IMHO they should have used Schenkendorf. Much less advertised but the only approved son of the Olympic gold medallist showjumper Topki in Europe. But hey, what do I know? Lets hope she's galloping round Badminton in 7-10 years time and proving me totally wrong.


----------



## christine48 (29 May 2012)

Interestingly they had 'Little Brittania' going HC in the YEH at Houghton ( think she was HC because she was ridden in a hackemore). She didn't look exceptional especially considering how much her and her full brother were syndicated for previously. 
Wish them luck, but there's no guarantee she'll be as good as her parents as we all know.


----------



## seabsicuit2 (29 May 2012)

eventrider23 said:



			Let's not forget though that Brit is not the easiest of mares and certainly wouldn't have been likely to have become the horse she is in just anyone's hands.  Not saying the filly or any of her foals won't be amazing as they probably will be especially as they will have the best possible starts but remember back to fact that the reason Cinda kept the ride on her was because they were never able to sell her....something that proved propitious for her and her career but could mean that her progeny may well end up pros horses.
		
Click to expand...

Brit was produced by an amateur, 2 horse rider up to Advanced level with relative ease before Lucinda took the ride on. She didnt sell because she looked small and ordinary and they always wanted a huge amount of money for her, and no-one believed that she justified that kind of price tag!

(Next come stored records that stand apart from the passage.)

diff --git a/nnest_amd/csrc/solo_schedule.h b/nnest_amd/csrc/solo_schedule.h
--- /dev/null
+++ b/nnest_amd/csrc/solo_schedule.h
@@ -0,0 +1,45 @@
+#pragma once
+
+#if defined(__HIPCC__) || defined(__CUDACC__)
+#define SOLO_SCHED_FN __host__ __device__ constexpr
+#else
+#define SOLO_SCHED_FN constexpr
+#endif
+
+namespace nnest {
+
+SOLO_SCHED_FN int solo_warm_steps(int S, int flag_warm, bool dynamic, bool exact_all) {
+    return dynamic ? ((exact_all ? S : flag_warm) < S - 1 ? (exact_all ? S : flag_warm) : S - 1) : 0;
+}
+SOLO_SCHED_FN int solo_first_straight_step(int warm) { return warm > 0 ? warm + 2 : 1; }
+SOLO_SCHED_FN int solo_first_lagged_fetch(int warm) { return warm > 0 ? warm + 2 : 2; }
+SOLO_SCHED_FN int solo_lagged_fetches(int S, int warm) { return S >= solo_first_lagged_fetch(warm) ? S - solo_first_lagged_fetch(warm) + 1 : 0; }
+SOLO_SCHED_FN int solo_relay_first_iteration(int warm) { return warm > 0 ? warm + 2 : 0; }
+
+SOLO_SCHED_FN int solo_net_barriers(int S, int warm, bool dynamic, bool exact_all) {
+    int n = 1;
+    if (warm > 0) n += 1 + 3 * warm;
+    const int first = solo_first_straight_step(warm);
+    n += S >= first ? S - first + 1 : 0;
+    return n + (exact_all ? 1 : 0);
+}
+SOLO_SCHED_FN int solo_noise_barriers(int S, int warm, bool dynamic, bool exact_all) {
+    int n = 1;
+    if (S >= 1) n += 1 + 3 * warm + solo_lagged_fetches(S, warm);
+    return n;
+}
+SOLO_SCHED_FN int solo_relay_barriers(int S, int warm, bool dynamic, bool exact_all) {
+    if (!dynamic) return 0;
+    int n = warm > 0 ? 2 + 3 * warm : 0;
+    const int k0 = solo_relay_first_iteration(warm);
+    n += S >= k0 ? S - k0 + 1 : 0;
+    return n + (exact_all ? 1 : 0);
+}
+SOLO_SCHED_FN int solo_noise_barriers_due(int S, int warm, bool dynamic, bool exact_all) {
+    return solo_net_barriers(S, warm, dynamic, exact_all) - (exact_all ? 1 : 0);
+}
+SOLO_SCHED_FN int solo_relay_barriers_due(int S, int warm, bool dynamic, bool exact_all) {
+    return dynamic ? solo_net_barriers(S, warm, dynamic, exact_all) : 0;
+}
+
+}
diff --git a/profiles/r09/k4_solo_loop.s b/profiles/r09/k4_solo_loop.s
--- /dev/null
+++ b/profiles/r09/k4_solo_loop.s
@@ -0,0 +1,812 @@
+	v_mov_b32_e32 v193, s70
+	ds_write_b32 v193, v185 offset:16
+	s_or_b64 exec, exec, s[12:13]
+	v_and_b32_e32 v186, 0xffff, v186
+	v_and_b32_e32 v147, 0xffff, v147
+	s_add_i32 s19, s19, 2
+	v_add3_u32 v168, v168, v186, v147
+	v_add3_u32 v169, v169, v187, v185
+	v_cndmask_b32_e64 v29, v29, v190, s[14:15]
+	v_cndmask_b32_e64 v93, v93, v191, s[14:15]
+	v_cndmask_b32_e64 v143, v143, v189, s[14:15]
+	v_cndmask_b32_e64 v145, v145, v167, s[14:15]
+	v_cndmask_b32_e64 v144, v144, v166, s[14:15]
+	v_cndmask_b32_e64 v177, v177, v192, s[14:15]
+	s_cmp_lt_i32 s19, s29
+	v_cndmask_b32_e64 v89, v89, v188, s[14:15]
+	s_cbranch_scc0 1220
+	s_waitcnt lgkmcnt(0)
+	v_fma_f32 v189, v138, v171, v29
+	v_fma_f32 v188, v139, v171, v143
+	v_fma_f32 v190, v140, v171, v93
+	v_fma_f32 v171, v141, v171, v89
+	s_waitcnt lgkmcnt(0)
+	s_barrier
+	v_mov_b32_e32 v198, v146
+	v_mov_b32_e32 v147, v188
+	v_mov_b32_e32 v166, v171
+	v_bfi_b32 v187, v173, v190, v189
+	v_mov_b32_dpp v147, v188 row_ror:8 row_mask:0xa bank_mask:0xf
+	v_mov_b32_dpp v166, v171 row_ror:8 row_mask:0xa bank_mask:0xf
+	v_fma_f32 v167, v147, v94, v90
+	v_mul_f32_e32 v186, v166, v102
+	v_fmac_f32_dpp v186, v166, v103 row_ror:1 row_mask:0xf bank_mask:0xf
+	v_fmac_f32_dpp v167, v147, v95 row_ror:1 row_mask:0xf bank_mask:0xf
+	v_fmac_f32_dpp v186, v166, v104 row_ror:2 row_mask:0xf bank_mask:0xf
+	v_fmac_f32_dpp v167, v147, v96 row_ror:2 row_mask:0xf bank_mask:0xf
+	v_fmac_f32_dpp v186, v166, v105 row_ror:3 row_mask:0xf bank_mask:0xf
+	v_fmac_f32_dpp v167, v147, v97 row_ror:3 row_mask:0xf bank_mask:0xf
+	v_fmac_f32_dpp v186, v166, v106 row_ror:4 row_mask:0xf bank_mask:0xf
+	v_fmac_f32_dpp v167, v147, v98 row_ror:4 row_mask:0xf bank_mask:0xf
+	v_fmac_f32_dpp v186, v166, v107 row_ror:5 row_mask:0xf bank_mask:0xf
+	v_fmac_f32_dpp v167, v147, v99 row_ror:5 row_mask:0xf bank_mask:0xf
+	v_fmac_f32_dpp v186, v166, v108 row_ror:6 row_mask:0xf bank_mask:0xf
+	v_fmac_f32_dpp v167, v147, v100 row_ror:6 row_mask:0xf bank_mask:0xf
+	v_fmac_f32_dpp v186, v166, v109 row_ror:7 row_mask:0xf bank_mask:0xf
+	v_fmac_f32_dpp v167, v147, v101 row_ror:7 row_mask:0xf bank_mask:0xf
+	v_add_f32_e32 v166, v167, v186
+	v_mov_b32_dpp v147, v186 row_ror:8 row_mask:0xf bank_mask:0xf
+	v_add_f32_dpp v147, v167, v147 row_ror:8 row_mask:0xf bank_mask:0xf
+	s_nop 1
+	v_permlane16_swap_b32_e32 v166, v147
+	v_add_f32_e32 v167, v166, v147
+	v_exp_f32_e32 v147, v167
+	v_max_f32_e32 v166, 0, v167
+	v_add_f32_e32 v147, 1.0, v147
+	v_rcp_f32_e32 v147, v147
+	s_nop 0
+	v_fma_f32 v147, v147, -2.0, 1.0
+	v_bfi_b32 v167, v142, v166, v147
+	v_fma_f32 v147, v167, v110, v91
+	s_nop 0
+	v_mul_f32_dpp v166, v167, v111 row_ror:1 row_mask:0xf bank_mask:0xf
+	v_fmac_f32_dpp v147, v167, v112 row_ror:2 row_mask:0xf bank_mask:0xf
+	v_fmac_f32_dpp v166, v167, v113 row_ror:3 row_mask:0xf bank_mask:0xf
+	v_fmac_f32_dpp v147, v167, v114 row_ror:4 row_mask:0xf bank_mask:0xf
+	v_fmac_f32_dpp v166, v167, v115 row_ror:5 row_mask:0xf bank_mask:0xf
+	v_fmac_f32_dpp v147, v167, v116 row_ror:6 row_mask:0xf bank_mask:0xf
+	v_fmac_f32_dpp v166, v167, v117 row_ror:7 row_mask:0xf bank_mask:0xf
+	v_add_f32_e32 v167, v147, v166
+	v_add_f32_e32 v186, v147, v166
+	s_nop 1
+	v_permlane16_swap_b32_e32 v167, v186
+	v_add_f32_e32 v167, v167, v186
+	v_exp_f32_e32 v147, v167
+	v_max_f32_e32 v166, 0, v167
+	v_add_f32_e32 v147, 1.0, v147
+	v_rcp_f32_e32 v147, v147
+	s_nop 0
+	v_fma_f32 v147, v147, -2.0, 1.0
+	v_bfi_b32 v167, v142, v166, v147
+	v_fma_f32 v147, v167, v118, v92
+	v_mov_b32_e32 v166, 0
+	v_fmac_f32_dpp v166, v167, v122 row_ror:8 row_mask:0xf bank_mask:0xf
+	v_fmac_f32_dpp v147, v167, v119 row_ror:1 row_mask:0xf bank_mask:0xf
+	v_fmac_f32_dpp v166, v167, v123 row_ror:9 row_mask:0xf bank_mask:0xf
+	v_fmac_f32_dpp v147, v167, v120 row_ror:2 row_mask:0xf bank_mask:0xf
+	v_fmac_f32_dpp v166, v167, v124 row_ror:10 row_mask:0xf bank_mask:0xf
+	v_fmac_f32_dpp v147, v167, v121 row_ror:3 row_mask:0xf bank_mask:0xf
+	v_fmac_f32_dpp v166, v167, v125 row_ror:11 row_mask:0xf bank_mask:0xf
+	v_fmac_f32_dpp v147, v167, v126 row_ror:4 row_mask:0xf bank_mask:0xf
+	v_fmac_f32_dpp v166, v167, v130 row_ror:12 row_mask:0xf bank_mask:0xf
+	v_fmac_f32_dpp v147, v167, v127 row_ror:5 row_mask:0xf bank_mask:0xf
+	v_fmac_f32_dpp v166, v167, v131 row_ror:13 row_mask:0xf bank_mask:0xf
+	v_fmac_f32_dpp v147, v167, v128 row_ror:6 row_mask:0xf bank_mask:0xf
+	v_fmac_f32_dpp v166, v167, v132 row_ror:14 row_mask:0xf bank_mask:0xf
+	v_fmac_f32_dpp v147, v167, v129 row_ror:7 row_mask:0xf bank_mask:0xf
+	v_fmac_f32_dpp v166, v167, v133 row_ror:15 row_mask:0xf bank_mask:0xf
+	v_add_f32_e32 v167, v147, v166
+	v_add_f32_e32 v186, v147, v166
+	s_nop 1
+	v_permlane32_swap_b32_e32 v167, v186
+	v_mul_f32_e32 v147, 0xbfb8aa3b, v167
+	v_exp_f32_e32 v147, v147
+	v_sub_f32_e32 v166, v187, v186
+	v_mul_f32_e32 v193, v166, v147
+	v_mul_f32_e32 v194, v166, v147
+	v_mul_f32_e32 v191, -1.0, v167
+	s_nop 0
+	v_permlane16_swap_b32_e32 v193, v194
+	ds_read_b128 v[138:141], v176
+	ds_read_b32 v185, v178
+	ds_read_b32 v192, v179 offset:12352
+	v_mov_b32_e32 v147, v193
+	v_mov_b32_e32 v167, v194
+	v_bfi_b32 v195, v173, v171, v188
+	v_mov_b32_dpp v147, v193 row_ror:8 row_mask:0xa bank_mask:0xf
+	v_mov_b32_dpp v167, v194 row_ror:8 row_mask:0xa bank_mask:0xf
+	v_fma_f32 v186, v147, v50, v86
+	v_mul_f32_e32 v187, v167, v34
+	v_fmac_f32_dpp v187, v167, v35 row_ror:1 row_mask:0xf bank_mask:0xf
+	v_fmac_f32_dpp v186, v147, v51 row_ror:1 row_mask:0xf bank_mask:0xf
+	v_fmac_f32_dpp v187, v167, v36 row_ror:2 row_mask:0xf bank_mask:0xf
+	v_fmac_f32_dpp v186, v147, v52 row_ror:2 row_mask:0xf bank_mask:0xf
+	v_fmac_f32_dpp v187, v167, v37 row_ror:3 row_mask:0xf bank_mask:0xf
+	v_fmac_f32_dpp v186, v147, v53 row_ror:3 row_mask:0xf bank_mask:0xf
+	v_fmac_f32_dpp v187, v167, v58 row_ror:4 row_mask:0xf bank_mask:0xf
+	v_fmac_f32_dpp v186, v147, v54 row_ror:4 row_mask:0xf bank_mask:0xf
+	v_fmac_f32_dpp v187, v167, v59 row_ror:5 row_mask:0xf bank_mask:0xf
+	v_fmac_f32_dpp v186, v147, v55 row_ror:5 row_mask:0xf bank_mask:0xf
+	v_fmac_f32_dpp v187, v167, v60 row_ror:6 row_mask:0xf bank_mask:0xf
+	v_fmac_f32_dpp v186, v147, v56 row_ror:6 row_mask:0xf bank_mask:0xf
+	v_fmac_f32_dpp v187, v167, v61 row_ror:7 row_mask:0xf bank_mask:0xf
+	v_fmac_f32_dpp v186, v147, v57 row_ror:7 row_mask:0xf bank_mask:0xf
+	v_add_f32_e32 v167, v186, v187
+	v_mov_b32_dpp v147, v187 row_ror:8 row_mask:0xf bank_mask:0xf
+	v_add_f32_dpp v147, v186, v147 row_ror:8 row_mask:0xf bank_mask:0xf
+	s_nop 1
+	v_permlane16_swap_b32_e32 v167, v147
+	v_add_f32_e32 v186, v167, v147
+	v_exp_f32_e32 v147, v186
+	v_max_f32_e32 v167, 0, v186
+	v_add_f32_e32 v147, 1.0, v147
+	v_rcp_f32_e32 v147, v147
+	s_nop 0
+	v_fma_f32 v147, v147, -2.0, 1.0
+	v_bfi_b32 v186, v142, v167, v147
+	v_fma_f32 v147, v186, v62, v87
+	s_nop 0
+	v_mul_f32_dpp v167, v186, v63 row_ror:1 row_mask:0xf bank_mask:0xf
+	v_fmac_f32_dpp v147, v186, v64 row_ror:2 row_mask:0xf bank_mask:0xf
+	v_fmac_f32_dpp v167, v186, v65 row_ror:3 row_mask:0xf bank_mask:0xf
+	v_fmac_f32_dpp v147, v186, v66 row_ror:4 row_mask:0xf bank_mask:0xf
+	v_fmac_f32_dpp v167, v186, v67 row_ror:5 row_mask:0xf bank_mask:0xf
+	v_fmac_f32_dpp v147, v186, v68 row_ror:6 row_mask:0xf bank_mask:0xf
+	v_fmac_f32_dpp v167, v186, v69 row_ror:7 row_mask:0xf bank_mask:0xf
+	v_add_f32_e32 v186, v147, v167
+	v_add_f32_e32 v187, v147, v167
+	s_nop 1
+	v_permlane16_swap_b32_e32 v186, v187
+	v_add_f32_e32 v186, v186, v187
+	v_exp_f32_e32 v147, v186
+	v_max_f32_e32 v167, 0, v186
+	v_add_f32_e32 v147, 1.0, v147
+	v_rcp_f32_e32 v147, v147
+	s_nop 0
+	v_fma_f32 v147, v147, -2.0, 1.0
+	v_bfi_b32 v186, v142, v167, v147
+	v_fma_f32 v147, v186, v70, v88
+	v_mov_b32_e32 v167, 0
+	v_fmac_f32_dpp v167, v186, v78 row_ror:8 row_mask:0xf bank_mask:0xf
+	v_fmac_f32_dpp v147, v186, v71 row_ror:1 row_mask:0xf bank_mask:0xf
+	v_fmac_f32_dpp v167, v186, v79 row_ror:9 row_mask:0xf bank_mask:0xf
+	v_fmac_f32_dpp v147, v186, v72 row_ror:2 row_mask:0xf bank_mask:0xf
+	v_fmac_f32_dpp v167, v186, v80 row_ror:10 row_mask:0xf bank_mask:0xf
+	v_fmac_f32_dpp v147, v186, v73 row_ror:3 row_mask:0xf bank_mask:0xf
+	v_fmac_f32_dpp v167, v186, v81 row_ror:11 row_mask:0xf bank_mask:0xf
+	v_fmac_f32_dpp v147, v186, v74 row_ror:4 row_mask:0xf bank_mask:0xf
+	v_fmac_f32_dpp v167, v186, v82 row_ror:12 row_mask:0xf bank_mask:0xf
+	v_fmac_f32_dpp v147, v186, v75 row_ror:5 row_mask:0xf bank_mask:0xf
+	v_fmac_f32_dpp v167, v186, v83 row_ror:13 row_mask:0xf bank_mask:0xf
+	v_fmac_f32_dpp v147, v186, v76 row_ror:6 row_mask:0xf bank_mask:0xf
+	v_fmac_f32_dpp v167, v186, v84 row_ror:14 row_mask:0xf bank_mask:0xf
+	v_fmac_f32_dpp v147, v186, v77 row_ror:7 row_mask:0xf bank_mask:0xf
+	v_fmac_f32_dpp v167, v186, v85 row_ror:15 row_mask:0xf bank_mask:0xf
+	v_add_f32_e32 v186, v147, v167
+	v_add_f32_e32 v187, v147, v167
+	s_nop 1
+	v_permlane32_swap_b32_e32 v186, v187
+	v_mul_f32_e32 v147, 0xbfb8aa3b, v186
+	v_exp_f32_e32 v147, v147
+	v_sub_f32_e32 v167, v195, v187
+	v_mul_f32_e32 v166, v167, v147
+	v_mul_f32_e32 v202, v167, v147
+	v_sub_f32_e32 v191, v191, v186
+	s_nop 0
+	v_permlane16_swap_b32_e32 v166, v202
+	s_nop 0
+	v_mov_b32_e32 v147, v166
+	v_mov_b32_e32 v187, v202
+	v_bfi_b32 v197, v173, v194, v193
+	v_mov_b32_dpp v147, v166 row_ror:8 row_mask:0xa bank_mask:0xf
+	v_mov_b32_dpp v187, v202 row_ror:8 row_mask:0xa bank_mask:0xf
+	v_fma_f32 v195, v147, v30, v26
+	v_mul_f32_e32 v196, v187, v42
+	v_fmac_f32_dpp v196, v187, v43 row_ror:1 row_mask:0xf bank_mask:0xf
+	v_fmac_f32_dpp v195, v147, v31 row_ror:1 row_mask:0xf bank_mask:0xf
+	v_fmac_f32_dpp v196, v187, v44 row_ror:2 row_mask:0xf bank_mask:0xf
+	v_fmac_f32_dpp v195, v147, v32 row_ror:2 row_mask:0xf bank_mask:0xf
+	v_fmac_f32_dpp v196, v187, v45 row_ror:3 row_mask:0xf bank_mask:0xf
+	v_fmac_f32_dpp v195, v147, v33 row_ror:3 row_mask:0xf bank_mask:0xf
+	v_fmac_f32_dpp v196, v187, v46 row_ror:4 row_mask:0xf bank_mask:0xf
+	v_fmac_f32_dpp v195, v147, v38 row_ror:4 row_mask:0xf bank_mask:0xf
+	v_fmac_f32_dpp v196, v187, v47 row_ror:5 row_mask:0xf bank_mask:0xf
+	v_fmac_f32_dpp v195, v147, v39 row_ror:5 row_mask:0xf bank_mask:0xf
+	v_fmac_f32_dpp v196, v187, v48 row_ror:6 row_mask:0xf bank_mask:0xf
+	v_fmac_f32_dpp v195, v147, v40 row_ror:6 row_mask:0xf bank_mask:0xf
+	v_fmac_f32_dpp v196, v187, v49 row_ror:7 row_mask:0xf bank_mask:0xf
+	v_fmac_f32_dpp v195, v147, v41 row_ror:7 row_mask:0xf bank_mask:0xf
+	v_add_f32_e32 v187, v195, v196
+	v_mov_b32_dpp v147, v196 row_ror:8 row_mask:0xf bank_mask:0xf
+	v_add_f32_dpp v147, v195, v147 row_ror:8 row_mask:0xf bank_mask:0xf
+	s_nop 1
+	v_permlane16_swap_b32_e32 v187, v147
+	v_add_f32_e32 v195, v187, v147
+	v_exp_f32_e32 v147, v195
+	v_max_f32_e32 v187, 0, v195
+	v_add_f32_e32 v147, 1.0, v147
+	v_rcp_f32_e32 v147, v147
+	s_nop 0
+	v_fma_f32 v147, v147, -2.0, 1.0
+	v_bfi_b32 v195, v142, v187, v147
+	v_fma_f32 v147, v195, v6, v27
+	s_nop 0
+	v_mul_f32_dpp v187, v195, v7 row_ror:1 row_mask:0xf bank_mask:0xf
+	v_fmac_f32_dpp v147, v195, v8 row_ror:2 row_mask:0xf bank_mask:0xf
+	v_fmac_f32_dpp v187, v195, v9 row_ror:3 row_mask:0xf bank_mask:0xf
+	v_fmac_f32_dpp v147, v195, v14 row_ror:4 row_mask:0xf bank_mask:0xf
+	v_fmac_f32_dpp v187, v195, v15 row_ror:5 row_mask:0xf bank_mask:0xf
+	v_fmac_f32_dpp v147, v195, v16 row_ror:6 row_mask:0xf bank_mask:0xf
+	v_fmac_f32_dpp v187, v195, v17 row_ror:7 row_mask:0xf bank_mask:0xf
+	v_add_f32_e32 v195, v147, v187
+	v_add_f32_e32 v196, v147, v187
+	s_nop 1
+	v_permlane16_swap_b32_e32 v195, v196
+	v_add_f32_e32 v195, v195, v196
+	v_exp_f32_e32 v147, v195
+	v_max_f32_e32 v187, 0, v195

I just think Jumbo throws all sorts of funny looking horses that is the Irish/unknown blood in him. And Grafenstolz was bred to be a dressage horse not an eventer/jumper- his pedigree is generations of dressage horses. 

Not to take anything away from what either of these stallions have achieved!

Stolensilver- cant find much info online-has schkenhendorf(sp) got any decent damline has he achieved anything himself?

Personally I think I decent upstanding TB stallion would have been the best husband for Brit!


----------



## wynter (29 May 2012)

I think a nice TB would of been better aswell.
She is nice but she doesn't jump out at you and scream "buy me" if you know what mean.


----------



## eventrider23 (29 May 2012)

Will be interesting to see what she has this year to their TB stallion Mr Big Cat...


----------



## Alec Swan (30 May 2012)

The foal,  I rather like.  I'll agree with those who think that she's a bit short in her stride,  but then that wouldn't worry me too much,  at her age,  and considering that she was really just shuffling about.  I'm not experienced enough to judge foals,  so my opinions are probably of little real worth.

I undertand enough about marketing when I see promotion,  and there would be underlying questions to ask,  "Why sell the foal now?  and 'We can't keep them all' isn't the right answer",  or at least not the one to convince me that the vendors know something which we don't.  The vendors have engaged professional agents,  so the opening bid has probably been chucked in to start the proceedings.  I wish them luck!

Promoting her blood lines was a little strange too.  HB is by Jumbo,  and that's it.  There aren't really any blood lines,  at least on the mare's side,  that I can see.  Grafenstoltz and his dressage breeding?  If he can jump,  which he can,  and if he can gallop,  which he can,  then accepting what Seabiscuit says,  just where are there the good jumping TBs?  Rather Graf than a second rate flat bred TB.  I know that others will now leap up and carry a torch for Saddlers Wells,  and his progeny,  but they are still flat bred horses,  not NH and that's what I think would be needed.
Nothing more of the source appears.